COS60009 Data Management For The Big Data Age

The aim of this assignment is to develop skills to use XML and JSON to design and query semi-structured data, and to evaluate the difference between document- based NoSQL databases and SQL databases. It also requires students to research the availability of on-line tools, and to use these effectively.

Task 1: XML And DTD

Data structured according to the relational model is most obviously managed using a relational database management system, and maintained using SQL, which is used both for querying the data and for managing the evolution of the data. Such data can also be represented, textually, by using XML, which allows for the expression of both the structure of the data and of constraints in the data. The data for the management of projects undertaken by a company is described below, in relational terms.

The database is part of a company information system, and contains four tables; Department describing the departments of the company, Project describing the projects within the departments, Employee containing information about employees within the company, and Assign describing employees’ involvement in projects. The schema for each of the tables is shown below, with the primary key attributes underlined, the foreign key attributes in italic font, and some more information about each table.

Save your time - order a paper!

Get your paper written from scratch within the tight deadline. Our service is a reliable solution to all your troubles. Place an order on any task and we will take care of it. You won’t have to worry about the quality and deadlines

Order Paper Now
Department (DID, DNAME, LOCATION)
  The company has several departments identified by
  DID. Each department has a name (DNAME) and a
  location (LOCATION)
Project (PID, PNAME, BUDGET, DID)
  Each project has an identifier PID, a name (PNAME), a
  budget (BUDGET) and belongs to a department which
  is in the Department table.
Employee (EID, ENAME, OFFICE, BIRTHDATE, SALARY,
  DID)
  Each employee has an identifier EID, a name
  (ENAME), an office room (OFFICE), a birth date
  (BIRTHDATE), a salary (SALARY) and belongs to a
  department which is in the department table.
© Swinburne University of Technology 24/09/19

Assign (PID, EID, HOURS)

Each employee may be assigned to one or more projects that belong to the same department as the employee. Each project has one or more employees. The number of hours the employee has worked on the project is recorded.

The domains for each of the attributes are:

Task 2:

You are required to do the following.

2.1 Design a proper DTD called company.dtd to express the structure of the above relational database schema. The valid XML documents under this DTD must have a tree structure with as much nesting as possible. The DTD must also capture all the primary key and foreign key constraints.

2.2 Populate an XML document called company.xml with data, by referring company.dtd.

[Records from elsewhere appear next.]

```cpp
#if SYG_DEV
  unsigned long long tacc[12] = {0, 0, 0, 0, 0, 0, 0, 0, 0, 0, 0, 0}, tprev;
  asm volatile("s_memtime %0\n\ts_waitcnt lgkmcnt(0)" : "=s"(tprev)::"memory");
#endif
#pragma unroll 1
  for (int64_t tile = tile_begin; tile < tile_end; ++tile) {
    const uint32_t cq = clip_of(tile);
    const int64_t b = cq;
    const int64_t t0 = t0_of(tile, cq);
    const int64_t t = t0 + w;
    if (LOAD != 2) fetch(tile);
    constexpr int PD = 1;
    SETPRIO(3 - PD);
    constexpr int NPRE = 7;
    const int ng = plan.steps >> 2;
    const float4* wp4w = reinterpret_cast<const float4*>(wpacked) + (int64_t)w * ng * 64;
    float4 apre[NPRE];
    if (have) {
      int lv = lane;
      asm volatile("" : "+v"(lv));
      if (RELC) init_lane_const<false>(lc, lv, twid);
      apply_window(v, winl, lv);
      TICK(0, v[0].x);
      float2 xs[2][4], xm[2][4], x512;
      wave_rfft2048<PD, X2>(v, lc, sc, tw1l, tw2l, lv, xs, xm, x512 TPASS);
      if (COMPLEX_OUT) {
        float2* o = cout + (b * T + t) * NBIN;
#pragma unroll
        for (int u = 0; u < 2; ++u)
#pragma unroll
          for (int d = 0; d < 4; ++d) {
            int k = lc.kb[u] + 256 * d;
            if (u == 0 && d >= 2 && lane == 0) k = (d == 2) ? 128 : 384;
            o[k] = xs[u][d];
            o[MC - k] = xm[u][d];
          }
        if (lane == 0) o[512] = x512;
      } else {
        int dA2 = lc.dA2, dA3 = lc.dA3;
        if (TRI && ROWFN) asm volatile("" : "+v"(dA2), "+v"(dA3));
#pragma unroll
        for (int u = 0; u < 2; ++u)
#pragma unroll
          for (int d = 0; d < 4; ++d) {
            const int off = (u == 0 && d == 2) ? dA2 : (u == 0 && d == 3) ? dA3 : 272 * d;
            prow[lc.pkb[u] + off] = fmaf(xs[u][d].x, xs[u][d].x, xs[u][d].y * xs[u][d].y);
            prow[lc.pmb[u] - off] = fmaf(xm[u][d].x, xm[u][d].x, xm[u][d].y * xm[u][d].y);
          }
        if (lane == 0) prow[ppos(512)] = fmaf(x512.x, x512.x, x512.y * x512.y);
      }
    } else if (!COMPLEX_OUT && !TRI) {
      for (int k = lane; k < P_STRIDE; k += 64) prow[k] = 0.f;
    }
    SETPRIO(0);
    if (COMPLEX_OUT) continue;
    if (TRI) {
      SETPRIO(3);
      const bool mine = (t < T);
      const bool clip_done = (t0 + TILE_T >= T);
      float* cmc = clipmel + cur * (n_mels * mf.tp);
      auto project = [&]() {
        int la = lane;
        asm volatile("" : "+v"(la)::"memory");
        wave_lds_sync();
        if (TRIMEL) {
          char* colg = reinterpret_cast<char*>(mel_out + (b * n_mels) * T + t);
          tri_project<NPASS>(prow - TRI_ROW_BASE, reinterpret_cast<const float4*>(cpl), la, tri_scan8,
                         [&](int boff, float v) { *reinterpret_cast<float*>(colg + boff) = MELSC * v; });
        } else {
          char* colb = reinterpret_cast<char*>(cmc + (int)t);
          tri_project<2>(prow, reinterpret_cast<const float4*>(cpl), la, tri_scan8, [&](int boff, float v) {
            *reinterpret_cast<float*>(colb + boff) = v;
            asm("v_max_f32_e32 %0, %0, %1" : "+v"(cmax) : "v"(v));
// ... 595 lines not shown
```

Before: 338,300 Msamples/s.

## Use ds_write_addtid for FFT LDS exchanges with permuted lane-to-column mapping

Replaces the per-lane scattered LDS writes in the two wave-level FFT transpose stages with inline-asm ds_write_addtid_b32 stores, which write lane-contiguous rows using M0-based addressing. Reads become paired float2 loads of split real/imag rows. To make this work, the lane-to-column mapping is permuted via p1col throughout the frame fetch, windowing and twiddle lookup, and the per-lane constants are reworked with a packed lookup. It aims to cut LDS instruction count and address arithmetic, at the cost of fragile inline asm, manual M0 handling and a more intricate index mapping.

```diff
diff --git a/sygnals_amd/csrc/stft_mel.hip b/sygnals_amd/csrc/stft_mel.hip
--- a/sygnals_amd/csrc/stft_mel.hip
+++ b/sygnals_amd/csrc/stft_mel.hip
@@ -14,8 +14,7 @@
 constexpr int NBIN = 1025;
 constexpr int MAXW = 16;
 constexpr int P_STRIDE = 1090;
-constexpr int PL2 = 132;
-constexpr int SC_COMPLEX = 4 * PL2;
+constexpr int SC_COMPLEX = 528;
 constexpr int TW2_STRIDE = 18;
 constexpr int TW2_FLOATS = 4 * TW2_STRIDE * 2;
 constexpr int TW1_FLOATS = 15 * 64 * 2;
@@ -53,7 +52,39 @@
   int rows_per_clip;
 };
 
-__device__ __forceinline__ int x2g(int c, int cp) { return (cp & 7) * 16 + ((c + 4 * ((cp & 7) >> 1)) & 15); }
+constexpr int X1_ROW = 130;
+constexpr int X2_ROW = 132;
+static_assert(7 * X1_ROW + 128 <= 2 * SC_COMPLEX && 7 * X2_ROW + 128 <= 2 * SC_COMPLEX, "exchange rows must fit the scratch");
+constexpr unsigned long long UNIT_C = 0xdb53ea62f971c840ull;
+__device__ __forceinline__ int p1col(int l) { return 4 * (l & 15) + ((l >> 4) ^ ((l >> 2) & 2)); }
+__device__ __forceinline__ int x2rho(int c7) { return ((c7 & 3) << 1) | (c7 >> 2); }
+__device__ __forceinline__ int x2g(int c, int cp) { return X2_ROW * (cp & 7) + 32 * (c >> 3) + 2 * x2rho(c & 7); }
+
+#pragma clang diagnostic push
+#pragma clang diagnostic ignored "-Winline-asm"
+template <int ROW>
+__device__ __forceinline__ void addtid_rows(uint32_t m0, const float2* x) {
+#define SYG_ADDTID(d, o) "ds_write_addtid_b32 %" #d " offset:%" #o "\n\t"
+  asm volatile("s_mov_b32 m0, %0\n\t"
+               "s_nop 0\n\t"
+               SYG_ADDTID(1, 17) SYG_ADDTID(2, 25)
+               SYG_ADDTID(3, 18) SYG_ADDTID(4, 26)
+               SYG_ADDTID(5, 19) SYG_ADDTID(6, 27)
+               SYG_ADDTID(7, 20) SYG_ADDTID(8, 28)
+               SYG_ADDTID(9, 21) SYG_ADDTID(10, 29)
+               SYG_ADDTID(11, 22) SYG_ADDTID(12, 30)
+               SYG_ADDTID(13, 23) SYG_ADDTID(14, 31)
+               SYG_ADDTID(15, 24) SYG_ADDTID(16, 32)
+               :: "s"(m0), "v"(x[0].x), "v"(x[0].y), "v"(x[1].x), "v"(x[1].y), "v"(x[2].x), "v"(x[2].y),
+                  "v"(x[3].x), "v"(x[3].y), "v"(x[4].x), "v"(x[4].y), "v"(x[5].x), "v"(x[5].y), "v"(x[6].x),
+                  "v"(x[6].y), "v"(x[7].x), "v"(x[7].y),
+                  "n"(0), "n"(4 * ROW), "n"(8 * ROW), "n"(12 * ROW), "n"(16 * ROW), "n"(20 * ROW), "n"(24 * ROW),
+                  "n"(28 * ROW), "n"(256), "n"(4 * ROW + 256), "n"(8 * ROW + 256), "n"(12 * ROW + 256),
+                  "n"(16 * ROW + 256), "n"(20 * ROW + 256), "n"(24 * ROW + 256), "n"(28 * ROW + 256)
+               : "memory", "m0");
+#undef SYG_ADDTID
+}
+#pragma clang diagnostic pop
 
 struct LaneConst {
   float2 twb[2];
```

It has at least 2 departments. Each department has at least 2 projects and 3 employees. Each project has at least 2 employees in the same department working on it, and each employee works for at least 1 project. You are required to use company.dtd to validate company.xml externally, using the Apache Xerces validate tool. The domains for all attributes described above should be used for the values of attributes. You should run the validator, and capture the output for submission.

Task 3: XPath And JSON

In an SQL database, the Structured Query Language is used to interrogate the data, allowing for the development of complex queries. One of the tools available to interrogate data presented in an XML format is XPath. (You might like to investigate the W3Schools Tutorial on XPath: https://www.w3schools.com/xml/xpath_intro.asp to strengthen your knowledge of XPath.)

In this question, you are required to write XPath expressions that will extract data from an XML database according to some queries. You should develop the queries, and, using an on-line XPath tool (which you should discover yourself via internet search), you should capture the results of applying the XPath expressions you write to the provided data. In your answer, you should identify the tool used (ie, provide the url), and you should include a capture of the output of running each query.

3.1 For the XML document units.xml shown in 3.3 below, which specifies details of units of study in a college, write the XPath expressions for the following queries.

  1. Find the titles of all units.
  2. Find the unitID of all units with “James” as an instructor.
  3. Find titles for those units with “yes” in attribute reqof credits.
  4. Find titles for those units with more than one instructor.

3.2 XML and JSON can both be used to represent structured data in text format. It is generally possible to translate between these formats using software tools. In this exercise you should use the XML document units.xml shown below to illustrate this by converting to JSON format.